The draft agreement with NATO also contains a bold demand to roll back the alliance's troops deployments in Central and Eastern Europe, stating that the parties agree not to deploy any troops to areas where they hadn't been present in 1997, before NATO's eastward expansion started — except for exclusive situations of mutual consent.

Poland, Hungary and the Czech Republic joined NATO in 1999, followed in 2004 by Bulgaria, Romania, Slovakia, Slovenia and the former Soviet republics of Estonia, Latvia and Lithuania. In the following years, Albania, Croatia, Montenegro and North Macedonia also became members, bringing NATO’s total to 30 nations.

A draft treaty with the U.S. contains a ban on the deployment of U.S. and Russian warships and aircraft to “areas where they can strike targets on the territory of the other party.”

Moscow has long complained about patrol flights by U.S. strategic bombers near Russian borders and the deployment of U.S. and NATO warships to the Black Sea, describing them as destabilizing and provocative.
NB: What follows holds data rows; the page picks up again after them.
# Jutho/KrylovKit.jl

Hardware: NVIDIA H100
Metric: eigsolve_lanczos_operator_applications_per_sec (higher is better)
Workload: dtype f64

## Files before the change

krylovkit.jl_b200/csrc/basis.cu:

```cuda
#include "tsk.cuh"
#include <cmath>
#include <algorithm>

int32_t b2k_enqueue_dot(b2k_ctx* ctx, const void* q, void* x, int64_t n, const void* qprev,
                        int sprev_slot, int slot, int accum_slot);
int32_t b2k_enqueue_axpy_dev(b2k_ctx* ctx, void* x, const void* q, int s_slot, int64_t n);
int32_t b2k_enqueue_apply(b2k_ctx* ctx, const b2k_op* op, const VecRef& x, const VecRef& y,
                          double a0, double a1, bool shifted, const VecRef* dotv, int dot_slot);

using namespace tsk;

namespace {


template <typename T, bool UPDATE, bool PROJECT>
__global__ void __launch_bounds__(NTHREADS, 1)
k_phase(const __grid_constant__ PhaseParams<T> p, const __grid_constant__ ColList cl) {
    extern __shared__ __align__(128) uint8_t smem[];
    SmemView sm(smem);
    const int64_t ntiles = (p.n + Cfg<T>::R - 1) / Cfg<T>::R;
    const bool ragged = (p.n % Cfg<T>::R) != 0 && ((ntiles - 1) % gridDim.x) == blockIdx.x;
    pipe_setup(sm, ragged);
    Pipe st;
    if (threadIdx.x >= NCONS) producer_phase<T>(p, cl, sm, st);
    else consumer_phase<T, UPDATE, PROJECT>(p, sm, st);
}

template <typename T>
struct FusedParams {
    PhaseParams<T> ph[3];
    int32_t kind[3];
    int32_t nph;
    unsigned* barrier;
    unsigned barrier_base;
    const int* stop;
    FinalizeParams fin;
    PeerStep ps;
    unsigned long long* trace;
};

template <typename T>
__device__ __forceinline__ void peer_boundary(const FusedParams<T>& fp, int i, uint8_t* smem) {
    __threadfence();
    asm volatile("fence.proxy.async;" ::: "memory");
    __syncthreads();
    int* flag = reinterpret_cast<int*>(smem + OFF_RED + 256);
    if (threadIdx.x == 0) {
        const unsigned old = atomicAdd(fp.barrier, 1u);
        *flag = (old == fp.barrier_base + (unsigned)(i + 1) * gridDim.x - 1u);
    }
    __syncthreads();
    const PeerDev& pd = fp.ps.pd;
    const int tid = threadIdx.x;
    if (fp.ph[i].part_h == nullptr) {
        const unsigned long long sq = fp.ps.seq_norm;
        if (*flag && tid < 32) {
            __threadfence();
            double a = (tid < 16) ? partial_lane_sum(fp.ph[i].part_n, gridDim.x, 1, tid, 16) : 0.0;
            for (int o = 8; o > 0; o >>= 1) a += __shfl_xor_sync(0xffffffffu, a, o);
            if (tid == 0) peer_publish1(pd, PEER_CH_NORM, sq, a);
        }
        peer_wait(pd, PEER_CH_NORM, sq, tid);
        __syncthreads();
        return;
    }
    const unsigned long long seq = fp.ps.seq_coef[i];
    if (*flag && tid < NCONS) {
        __threadfence();
        const int k = fp.ph[i].k;
        const int L = coef_lanes(k);
        const int j = tid / L, l = tid % L;
        const bool valid = j < k;
        const double a = coef_colsum(fp.ph[i].part_h, gridDim.x, B2K_KSTRIDE, j, l, L, valid);
        if (valid && l == 0)
            for (int p = 0; p < pd.nranks; ++p) peer_slot(pd, p, PEER_CH_COEF, seq, pd.rank)[j] = a;
        __threadfence_system();
        named_bar_sync(1, NCONS);
        if (tid < pd.nranks) st_release_sys_u64(peer_flag(pd, tid, PEER_CH_COEF, seq, pd.rank), seq);
    }
    peer_wait(pd, PEER_CH_COEF, seq, tid);
    __syncthreads();
}

template <typename T>
__global__ void __launch_bounds__(NTHREADS, 1)
k_gs_fused(const __grid_constant__ FusedParams<T> fp, const __grid_constant__ ColList cl) {
    extern __shared__ __align__(128) uint8_t smem[];
    if (fp.stop && *reinterpret_cast<const volatile int*>(fp.stop)) {
        if (threadIdx.x == 0 && fp.nph > 1) atomicAdd(fp.barrier, (unsigned)(fp.nph - 1));
        return;
    }
    SmemView sm(smem);
    const bool tr0 = fp.trace && blockIdx.x == 0 && threadIdx.x == 0;
    if (tr0) b2k_trace(fp.trace, 10);
    const int64_t n = fp.ph[0].n;
    const int64_t ntiles = (n + Cfg<T>::R - 1) / Cfg<T>::R;
    const bool ragged = (n % Cfg<T>::R) != 0 && ((ntiles - 1) % gridDim.x) == blockIdx.x;
    pipe_setup(sm, ragged);
    Pipe st;
    const bool prod = threadIdx.x >= NCONS;
    if (fp.ps.on && fp.ps.seq_alpha && !prod) {
        peer_wait(fp.ps.pd, PEER_CH_ALPHA, fp.ps.seq_alpha, threadIdx.x);
        named_bar_sync(1, NCONS);
    }
    if (tr0) b2k_trace(fp.trace, 11);
    for (int i = 0; i < fp.nph; ++i) {
        if (prod) {
            producer_phase<T>(fp.ph[i], cl, sm, st);
        } else {
            if (fp.kind[i] == 0) consumer_phase<T, false, true>(fp.ph[i], sm, st);
            else if (fp.kind[i] == 1) consumer_phase<T, true, true>(fp.ph[i], sm, st);
            else consumer_phase<T, true, false>(fp.ph[i], sm, st);
        }
        if (tr0) b2k_trace(fp.trace, 12 + i);
        if (i + 1 < fp.nph) {
            if (fp.ps.on) peer_boundary<T>(fp, i, smem);
            else grid_barrier(fp.barrier, fp.barrier_base + (unsigned)(i + 1) * gridDim.x);
            if (tr0) b2k_trace(fp.trace, 15 + i);
        }
    }
    if (fp.fin.enabled && !prod) {
        double* sh = reinterpret_cast<double*>(smem + OFF_RED);
        int* flag = reinterpret_cast<int*>(smem + OFF_RED + 256);
        if (fp.ps.on) __threadfence_system();
        else __threadfence();
        named_bar_sync(1, NCONS);
        if (threadIdx.x == 0) {
            const unsigned t = atomicInc(fp.fin.ticket, gridDim.x - 1);
            *flag = (t == gridDim.x - 1);
        }
        named_bar_sync(1, NCONS);
        if (*flag) {
            __threadfence();
            if (fp.trace && threadIdx.x == 0) b2k_trace(fp.trace, 18);
            finalize_block(fp.fin, threadIdx.x, sh, fp.ps.on ? &fp.ps : nullptr);
            if (fp.trace && threadIdx.x == 0) b2k_trace(fp.trace, 19);
        }
    }
}

__global__ void __launch_bounds__(NCONS)
k_finalize(const double* __restrict__ A, const double* __restrict__ B, const double* __restrict__ N, int G,
           int stride, int k, double* __restrict__ res, int off, int noff) {
    __shared__ double sh[2];
    FinalizeParams f;
    f.A = A; f.B = B; f.N = N; f.G = G; f.stride = stride; f.k = k; f.res = res; f.off = off; f.noff = noff;
    f.rec = nullptr; f.alpha_col = -1; f.tol = 0.0; f.stop = nullptr; f.ticket = nullptr; f.enabled = 1;
    f.peer = 0; f.G_local = G; f.norm_done = 0;
    finalize_block(f, threadIdx.x, sh);
}
// ... 809 lines not shown
            const T a = (T)cf.c[i];
            if (beta_mode == 1) col[r] = fma(a, yv, col[r]);
            else if (beta_mode == 0) col[r] = a * yv;
            else col[r] = fma(a, yv, beta * col[r]);
        }
    }
}


template <typename T, bool U, bool P>
int32_t launch_phase_t(b2k_ctx* ctx, const PhaseParams<T>& p, const ColList& cl, int grid) {
    k_phase<T, U, P><<<grid, NTHREADS, SMEM_BYTES, ctx->stream>>>(p, cl);
    B2K_LAUNCH_CHECK(ctx);
    return B2K_OK;
}

template <typename T>
int32_t launch_phase(b2k_ctx* ctx, const PhaseParams<T>& p, const ColList& cl, int kind, int grid) {
    if (kind == 0) return launch_phase_t<T, false, true>(ctx, p, cl, grid);
    if (kind == 1) return launch_phase_t<T, true, true>(ctx, p, cl, grid);
    return launch_phase_t<T, true, false>(ctx, p, cl, grid);
}

template <typename T>
int grid_for_rows(const b2k_ctx* ctx, int64_t n) {
    int64_t ntiles = (n + Cfg<T>::R - 1) / Cfg<T>::R;
    if (ntiles < 1) ntiles = 1;
    return (int)std::min<int64_t>(ntiles, ctx->num_sms);
}

bool g_coop_launch = true;
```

Russia's draft also envisages a pledge not to station intermediate-range missiles in areas where they can strike the other party’s territory, a clause that follows the U.S. and Russian withdrawal from a Cold War-era pact banning such weapons.

President Vladimir Putin raised the demand for security guarantees in last week’s video call with U.S. President Joe Biden. During the conversation, Biden voiced concern about a buildup of Russian troops near Ukraine and warned him that Russia would face “severe consequences” if Moscow attacked its neighbor.

NATO Secretary-General Jens Stoltenberg said Friday that the alliance had received the Russian draft documents, and noted that any dialogue with Moscow “would also need to address NATO’s concerns about Russia’s actions, be based on core principles and documents of European security, and take place in consultation with NATO’s European partners, such as Ukraine.”

He added that the 30 NATO countries “have made clear that should Russia take concrete steps to reduce tensions, we are prepared to work on strengthening confidence building measures.”

U.S. intelligence officials say Russia has moved 70,000 troops to its border with Ukraine and is preparing for a possible invasion early next year. Moscow has denied an intention to attack and accused Ukrainian authorities of planning an offensive to reclaim control of rebel-held eastern Ukraine — an allegation Ukraine has rejected.

Fighting between Ukrainian forces and Russia-backed separatists in eastern Ukraine began after Russia’s 2014 annexation of Ukraine’s Crimean Peninsula. It has killed over 14,000 people and devastated Ukraine’s industrial heartland called Donbas.